> WORK REQUIRED
Scan the entries below, and for each line that includes the word "reach", make a copy.

> GIVEN ENTRIES
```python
def set_hash_capacity_policy(policy: str) -> str:
    if policy not in ("tokens", "full"):
# ... 90 lines not shown
        arena = torch.empty((kw + ew + cw + 4 + sw,), dtype=torch.int32, device=device)
        _lib.check(_lib.load().ln_arena_init(_lib.ptr(arena), arena.numel(), kw, kw + capacity, _lib.stream_ptr(arena.device)), "ln_arena_init")
        self.keys = arena[: capacity * pos_dim].view(capacity, pos_dim)
        self.entries = arena[kw: kw + capacity]
        self.slot_cnt = arena[kw + ew: kw + ew + capacity]
        self.fresh_counters = arena[kw + ew + cw: kw + ew + cw + 2]
        if spare_row_width > 0:
            self.fresh_row = arena[kw + ew + cw + 4: kw + ew + cw + 4 + spare_row_width].view(torch.float32).view(1, spare_row_width)
        self.slot_keys = torch.empty((capacity,), dtype=torch.int64, device=device)
        self.slot_tok = torch.empty((capacity,), dtype=torch.int32, device=device)
        self.key_format = _lib.LN_KEYS_LATTICE
        self.version = 0
        self.nbr_cache = {}
        self.csr_cache = {}
        self.replay = None
        self.planes = None
        self.plane_values = None
        self.leaf_shares = None
        self.slot_map = None
        self.slot_map_sb_max = 0
        self.row_regions = None
        self.rows_follow_space = False

    def adopt_planes(self):
        self.rows_follow_space = False
        if self.planes is None or _SLOT_ORDER[0] != "space":
            self.slot_map, self.slot_map_sb_max = None, 0
            return
        key = (self.plane_values, self.leaf_shares, self.hashed())
        hit = _SLOT_MAPS.get(key)
# ... 334 lines not shown
        if not self.m_hash_table.is_initialized():
            self.m_hash_table.init(pos_dim, val_dim, self._dev(like))

    def _alloc_csr(self, tokens: int, groups_upper: int, planes=None):
        max_seg = _build_sizes(tokens, groups_upper)[2]
        tk = max(tokens, 1)
        G = _lib.LN_XCD_GROUPS
        buf = torch.empty((4 * G * max_seg + groups_upper + 1 + tk + G + 2,), dtype=torch.int32, device=self._dev())
        base = buf.data_ptr()
        o1 = 4 * G * max_seg
        o2 = o1 + groups_upper + 1
        o3 = o2 + tk
        c = _lib.LnCsr(base + 4 * o1, base + 4 * o2, base, base + 4 * o3, max_seg, _lib.ptr(planes))
        return buf, c, max_seg

    def _build(self, positions_raw, write: bool, vals=None, distributed=None):
        n, d = positions_raw.shape
        dev = self._dev(positions_raw)
        ht = self.m_hash_table
        idx = w = None
        if write:
            idx = torch.empty((n * (d + 1),), dtype=torch.int32, device=dev)
            w = torch.empty((n * (d + 1),), dtype=torch.float32, device=dev)
        tokens = n * (d + 1)
        st = ht._storage
        clear_vals, do_clear = ht.take_pending_clear()
        self._choose_hash_capacity(tokens, fresh=do_clear)
        if do_clear:
            st.adopt_planes()
        cap = st.hashed()
        csr_buf, csr, max_seg = self._alloc_csr(tokens, cap, st.planes)
# ... 10 lines not shown
            lib = _lib.load()
            if force_atomic and st.slot_map is not None:
                st.slot_map, st.slot_map_sb_max = None, 0
            ws = self._workspace(_build_sizes(tokens, cap)[0])
            t = ht.c_table()
            flags = (_lib.LN_BUILD_WRITE_IDX if write else 0) | (_lib.LN_BUILD_CLEAR_FIRST if do_clear else 0)
            if force_atomic or _FORCE_ATOMIC_BUILD:
                flags |= _lib.LN_BUILD_ATOMIC_PATH
            if _ROW_ORDER[0] == "canonical":
                flags |= _lib.LN_BUILD_CANONICAL_ROWS
            if _DETERMINISTIC[0]:
                flags |= _lib.LN_BUILD_SORTED_CSR
            cv, cn = _lib.ptr(clear_vals), clear_elems
            lib.ln_build_concurrency(_SCANS_IN_FLIGHT[0])
            ht.arm_count_readback()
            if distributed is None:
                rc = lib.ln_build_splat(C.byref(t), _lib.ptr(positions_raw), self._sigmas_host(), n, _lib.ptr(idx), _lib.ptr(w), flags,
                                        C.byref(csr), _lib.ptr(ws), ws.numel(), cv, cn, self._stream())
                _lib.check(rc, "ln_build_splat")
            else:
                rc = lib.ln_distribute(C.byref(t), _lib.ptr(positions_raw), self._sigmas_host(), _lib.ptr(vals), n, vals.shape[1],
                                       _lib.ptr(idx), _lib.ptr(w), _lib.ptr(distributed), flags, C.byref(csr), _lib.ptr(ws), ws.numel(),
                                       cv, cn, self._stream())
                _lib.check(rc, "ln_distribute")
            st.touch()
            st.rows_follow_space = bool(st.slot_map is not None and do_clear and not (flags & (_lib.LN_BUILD_ATOMIC_PATH | _lib.LN_BUILD_CANONICAL_ROWS)))
            ht.m_nr_filled_is_dirty = True
            if n > 0 and ht._static_rows is None:
                ht.start_count_readback()
            else:
                ht._readback_pending = False
# ... 127 lines not shown
        cap = ht._static_rows if ht._static_rows is not None else ht.capacity()
        if tv is None or tuple(tv.shape) != (cap, v) or tv.requires_grad or tv._base is not None or not tv.is_contiguous():
            pending = getattr(ht, "_clear_pending", False)
            ht._clear_pending = False
            if pending:
                self._choose_hash_capacity(n * (d + 1), fresh=True)
                reach = min(cap, ht._storage.hashed())
                ht.m_values_tensor = torch.empty((cap, v), dtype=torch.float32, device=self._dev(positions_raw))
                if reach < cap:
                    ht.m_values_tensor[reach:].zero_()
                ht._zero_beyond = (weakref.ref(ht.m_values_tensor), reach)
            else:
                ht.m_values_tensor = torch.zeros((cap, v), dtype=torch.float32, device=self._dev(positions_raw))
                ht._zero_beyond = (weakref.ref(ht.m_values_tensor), 0)
            ht._clear_pending = pending
        idx, w = self._build(positions_raw, True)
        tv = ht.m_values_tensor
        self._after_build(lambda: self._accumulate_and_prefetch(values, idx, w, tv, v, d + 1, n * (d + 1)))
        self._trace_level()
        return idx, w

    def just_create_verts(self, positions_raw: torch.Tensor, return_indices_and_weights: bool):
        self._check_positions(positions_raw)
        d = positions_raw.shape[1]
        self._ensure_table(d, 1, positions_raw)
        idx, w = self._build(positions_raw, bool(return_indices_and_weights))
        self._trace_level()
        return idx, w

    def distribute(self, positions_raw: torch.Tensor, values: torch.Tensor, reset_hashmap: bool = True):
        self._check_positions_and_values(positions_raw, values)
        n, d = positions_raw.shape
# ... 36 lines not shown
        oh, nh = self.m_hash_table, new.m_hash_table
        nh._storage = oh._storage.clone()
        nh.m_values_tensor = torch.zeros((1, self.val_dim()), dtype=torch.float32, device=self._dev())
        nh._counters = oh._counters.clone()
        new.just_create_verts(pos.contiguous(), False)
        if expand_values:
            diff = new.nr_lattice_vertices() - self.nr_lattice_vertices()
            if diff < 0:
                raise _lib.LatticeNetHipError("expand produced fewer vertices than the source lattice")
            new.set_values(torch.nn.functional.pad(self.values()[: self.nr_lattice_vertices()], (0, 0, 0, diff)))
        return new

    def _accumulate_and_prefetch(self, values, idx, w, dst, val_dim, src_div, tokens):
        ht = self.m_hash_table
        st = ht._storage
        rows_upper = min(ht.capacity(), tokens)
        _, csr, max_seg, grp_row, _ = self._csr(idx)
        if rows_upper <= 0 or max_seg <= 0 or not self.prefetch_neighbours:
            return self._scatter_rows(values, idx, w, dst, val_dim, src_div, val_dim)
        lib = _lib.load()
        nbr = torch.empty((rows_upper, self.get_filter_extent(1)), dtype=torch.int32, device=self._dev())
        t = ht.c_table()
        fn, what = (lib.ln_splat_accumulate_and_neighbours_f16, "ln_splat_accumulate_and_neighbours_f16") if values.dtype == torch.float16 \
            else (lib.ln_splat_accumulate_and_neighbours, "ln_splat_accumulate_and_neighbours")
        csr.dense = self._dense_hint(tokens)
        _lib.check(fn(C.byref(csr), _lib.ptr(grp_row), max_seg, _lib.ptr(values), _lib.ptr(w), val_dim, src_div, val_dim, _lib.ptr(dst),
                      C.byref(t), rows_upper, _lib.ptr(nbr), self._stream()), what)
        st.nbr_cache[("prefetch", st.uid, st.version, self.m_lvl)] = (nbr,)

    def _prefetch_neighbours(self, tokens: int):
# ... 670 lines not shown
```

> RESPONSE BOX
                reach = min(cap, ht._storage.hashed())
                if reach < cap:
                    ht.m_values_tensor[reach:].zero_()
                ht._zero_beyond = (weakref.ref(ht.m_values_tensor), reach)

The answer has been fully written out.